→ Directions
From the listing below, pick out each line with the word "unsigned".

→ Records to use
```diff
@@ -327,10 +368,31 @@
       for (int d = 0; d < LDSW; ++d) en[u][d] = *lds_group(d, u);
   }
 #ifdef SSN_BLOCK_STAMPS
-  unsigned long long bst[5] = {0, 0, 0, 0, 0}, bt0 = 0, bt1 = 0, bt2 = 0, bt3 = 0, bt4 = 0, bt5 = 0, bm0 = 0, br0 = 0;
+  unsigned long long bst[6] = {0, 0, 0, 0, 0, 0}, bt0 = 0, bt1 = 0, bt2 = 0, bt3 = 0, bt4 = 0, bt5 = 0, bt6 = 0, bm0 = 0, br0 = 0;
   asm volatile("s_memtime %0\n\ts_memrealtime %1\n\ts_waitcnt lgkmcnt(0)" : "=s"(bm0), "=s"(br0) :: "memory");
 #endif
   unsigned int n_slots = 0, n_silent = 0;
+  T x[DIN];
+  int xl[DIN];
+#pragma unroll
+  for (int d = 0; d < DIN; ++d) xl[d] = __builtin_amdgcn_readfirstlane((xr[d] & 3) << 4);
+  auto assemble_x = [&](const float4 xv) {
+    const float xin[4] = {xv.x, xv.y, xv.z, xv.w};
+    float f1 = 0.0f;
+    if constexpr (DOUT > 4) f1 = bits_f(__builtin_amdgcn_readlane(f_bits(F1), 0));
+#pragma unroll
+    for (int d = 0; d < DIN; ++d) {
+      const float f0 = bits_f(__builtin_amdgcn_readlane(f_bits(F0), xl[d]));
+      float st = f0;
+      if constexpr (DOUT > 4) st = xr[d] >= 4 ? f1 : f0;
+      x[d] = __builtin_fmaf(xa[d], st, xin[d]);
+    }
+  };
+  f32x2 W0h[HT > 0 ? HT : 1], emh[HT > 0 ? HT : 1];
+  if constexpr (HT > 0) {
+#pragma unroll
+    for (int g = 0; g < HT; ++g) lif_state_part(s[g], lc, W0h[g], emh[g]);
+  }
   for (int j0 = 0; j0 < a.B; j0 += CH) {
     const int cn = min(CH, a.B - j0);
     __syncthreads();
@@ -345,6 +407,9 @@
       xs[jj][d] = xbase[(size_t)(j0 + jj) * a.n_sig + d];
     }
     __syncthreads();
+    if constexpr (PIPE) {
+      assemble_x(*(const float4*)xs[0]);
+    }
 
     for (int jj = 0; jj < cn; ++jj) {
       SSN_BSTAMP(bt0);
@@ -355,21 +420,12 @@
           asm volatile("global_store_dword %0, %1, off sc0 sc1" :: "v"(rst), "v"(sent) : "memory");
         }
       }
-      T xin[XP];
-      if constexpr (sizeof(T) == 4) *(float4*)xin = *(const float4*)xs[jj];
-      else { *(double2*)xin = *(const double2*)xs[jj]; *(double2*)(xin + 2) = *(const double2*)(xs[jj] + 2); }
-      T x[DIN];
-      if constexpr (F32) {
-        float f1 = 0.0f;
-        if constexpr (DOUT > 4) f1 = bits_f(__builtin_amdgcn_readlane(f_bits(F1), 0));
-#pragma unroll
-        for (int d = 0; d < DIN; ++d) {
-          const float f0 = bits_f(__builtin_amdgcn_readlane(f_bits(F0), (xr[d] & 3) << 4));
-          float st = f0;
-          if constexpr (DOUT > 4) st = xr[d] >= 4 ? f1 : f0;
-          x[d] = __builtin_fmaf(xa[d], st, xin[d]);
-        }
+      if constexpr (PIPE) {
+      } else if constexpr (F32) {
+        assemble_x(*(const float4*)xs[jj]);
       } else {
+        T xin[XP];
+        *(double2*)xin = *(const double2*)xs[jj]; *(double2*)(xin + 2) = *(const double2*)(xs[jj] + 2);
 #pragma unroll
         for (int d = 0; d < DIN; ++d) {
           T st = T(0);
@@ -406,9 +462,6 @@
             for (int d = 0; d < LDSW; ++d) en[u][d] = *lds_group(d, gn);
           }
         }
-#ifndef SSN_BLOCK_SKIP
-#define SSN_BLOCK_SKIP 0
-#endif
         bool at_rest = false;
         if constexpr (F32 && SSN_BLOCK_SKIP == 2) {
           ++n_slots;
@@ -461,7 +514,8 @@
           if constexpr (F32 && SSN_BLOCK_SKIP == 1) {
           } else if constexpr (F32) {
             f32x2 W0, em;
-            lif_state_part(s[g], lc, W0, em);
+            if (g < HT) { W0 = W0h[g < HT ? g : 0]; em = emh[g < HT ? g : 0]; }
+            else lif_state_part(s[g], lc, W0, em);
             spk[u] = lif_input_part(J[u], s[g], W0, em, lc, big);
           } else {
             const T sw = s[g];
@@ -502,6 +556,9 @@
       const int par = jj & 1;
       SSN_BSTAMP(bt2);
       if constexpr (F32) {
+        float4 xnx = {0.0f, 0.0f, 0.0f, 0.0f};
+        if constexpr (PIPE) xnx = *(const float4*)xs[jj + 1 < cn ? jj + 1 : jj];
+        (void)xnx;
         float acc[DOUT];
 #pragma unroll
         for (int r = 0; r < DOUT; ++r) acc[r] = accg[r].x + accg[r].y;
@@ -526,10 +583,51 @@
             for (int r = 0; r < DOUT; ++r) red[par][r * 16 + wave] = acc[r];
           }
         }
+        if constexpr (HA > 0) {
+          __builtin_amdgcn_sched_barrier(0);
+#pragma unroll
+          for (int g = HC; g < HC + HA; ++g) lif_state_part(s[g], lc, W0h[g], emh[g]);
+          __builtin_amdgcn_sched_barrier(0);
+        }
         SSN_BSTAMP(bt3);
         __syncthreads();
         SSN_BSTAMP(bt4);
-        v0 = row_sum_dpp(red[par][lane]);
+        if constexpr (PIPE) {
+          const float rv = red[par][lane];
+          float rv1 = 0.0f;
+          if constexpr (DOUT > 4) rv1 = red[par][64 + lane];
+          if constexpr (HB > 0) {
+            __builtin_amdgcn_sched_barrier(0);
+#pragma unroll
+            for (int g = HC + HA; g < HT; ++g) lif_state_part(s[g], lc, W0h[g], emh[g]);
+            __builtin_amdgcn_sched_barrier(0);
+          }
+          if constexpr (HC == 2) {
+            f32x2 dl0, dl1, P0, P1;
+            v0 = rv;
+            asm volatile(
+                "v_pk_fma_f32 %1, %7, %9, %10 clamp\n\t"
+                "v_pk_fma_f32 %2, %8, %9, %10 clamp\n\t"
+                "v_add_f32_dpp %0, %0, %0 quad_perm:[1,0,3,2] row_mask:0xf bank_mask:0xf bound_ctrl:1\n\t"
+                "v_pk_fma_f32 %3, %1, %11, %12\n\t"
+                "v_pk_fma_f32 %4, %2, %11, %12\n\t"
+                "v_add_f32_dpp %0, %0, %0 quad_perm:[2,3,0,1] row_mask:0xf bank_mask:0xf bound_ctrl:1\n\t"
+                "v_pk_fma_f32 %3, %1, %3, %13\n\t"
+                "v_pk_fma_f32 %4, %2, %4, %13\n\t"
+                "v_add_f32_dpp %0, %0, %0 row_half_mirror row_mask:0xf bank_mask:0xf bound_ctrl:1\n\t"
+                "v_pk_mul_f32 %5, %1, %3\n\t"
+                "v_pk_mul_f32 %6, %2, %4\n\t"
+                "v_add_f32_dpp %0, %0, %0 row_mirror row_mask:0xf bank_mask:0xf bound_ctrl:1"
+                : "+v"(v0), "=&v"(dl0), "=&v"(dl1), "=&v"(P0), "=&v"(P1), "=&v"(emh[0]), "=&v"(emh[1])
+                : "v"(s[0]), "v"(s[1]), "s"(lc.na), "v"(lc.ca), "v"(lc.c3), "s"(lc.c2), "s"(lc.c1));
+          } else {
+            v0 = row_sum_dpp(rv);
+          }
+          if constexpr (DOUT > 4) v1 = rv1;
+        } else {
+          v0 = row_sum_dpp(red[par][lane]);
+        }
+        SSN_BSTAMP(bt5);
         if constexpr (SPLIT != 0) {
           if (P > 1) {
             const int tq = j0 + jj;
@@ -552,17 +650,24 @@
           }
         }
         F0 = __builtin_fmaf(la0, F0, lb0 * v0);
+        if constexpr (HC > 0) {
+          __builtin_amdgcn_sched_barrier(0);
+#pragma unroll
+          for (int g = 0; g < HC; ++g) W0h[g] = pk_clamp01(s[g]);
+          __builtin_amdgcn_sched_barrier(0);
+        }
         if constexpr (DOUT > 4) {
-          v1 = row_sum_dpp(red[par][64 + lane]);
+          if constexpr (PIPE) v1 = row_sum_dpp(v1); else v1 = row_sum_dpp(red[par][64 + lane]);
           F1 = __builtin_fmaf(la1, F1, lb1 * v1);
         }
+        if constexpr (PIPE) assemble_x(xnx);
         if (wave == 0 && member == 0) {
           if ((lane & 15) == 0 && (lane >> 4) < DOUT) os[jj][lane >> 4] = v0;
           if (DOUT > 4 && lane == 0) os[jj][4] = v1;
         }
-        SSN_BSTAMP(bt5);
+        SSN_BSTAMP(bt6);
         SSN_BSTAMP_ADD(0, bt0, bt1); SSN_BSTAMP_ADD(1, bt1, bt2); SSN_BSTAMP_ADD(2, bt2, bt3); SSN_BSTAMP_ADD(3, bt3, bt4);
-        SSN_BSTAMP_ADD(4, bt4, bt5);
+        SSN_BSTAMP_ADD(4, bt4, bt6); SSN_BSTAMP_ADD(5, bt4, bt5);
       } else {
         T acc[DOUT];
 #pragma unroll
@@ -597,6 +702,7 @@
     asm volatile("s_memtime %0\n\ts_memrealtime %1\n\ts_waitcnt lgkmcnt(0)" : "=s"(bm1), "=s"(br1) :: "memory");
     if (lane == 0) {
       for (int i = 0; i < 5; ++i) atomicAdd(&g_block_stamps[i], bst[i]);
+      atomicAdd(&g_block_stamps[8], bst[5]);
       atomicAdd(&g_block_stamps[5], (unsigned long long)a.B);
       if (k == 0 && wave == 0) { atomicAdd(&g_block_stamps[6], bm1 - bm0); atomicAdd(&g_block_stamps[7], br1 - br0); }
     }
@@ -622,7 +728,7 @@
 #pragma unroll
   for (int g = 0; g < NG; ++g) {
     const int i0 = (g * nthr + tid2) * PK;
-    if constexpr (F32) s[g] = (f32x2){lif_word_out(s[g].x, lc.K), lif_word_out(s[g].y, lc.K)};
+    if constexpr (F32) s[g] = (f32x2){lif_word_out(s[g].x, lcK), lif_word_out(s[g].y, lcK)};
     if (i0 < n_loc) *reinterpret_cast<G*>(Sp + i0) = s[g];
   }
   if (a.B > 0 && member == 0) {
```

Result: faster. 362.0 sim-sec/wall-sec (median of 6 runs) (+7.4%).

→ Written solution
-  unsigned long long bst[5] = {0, 0, 0, 0, 0}, bt0 = 0, bt1 = 0, bt2 = 0, bt3 = 0, bt4 = 0, bt5 = 0, bm0 = 0, br0 = 0;
+  unsigned long long bst[6] = {0, 0, 0, 0, 0, 0}, bt0 = 0, bt1 = 0, bt2 = 0, bt3 = 0, bt4 = 0, bt5 = 0, bt6 = 0, bm0 = 0, br0 = 0;
   unsigned int n_slots = 0, n_silent = 0;
       atomicAdd(&g_block_stamps[5], (unsigned long long)a.B);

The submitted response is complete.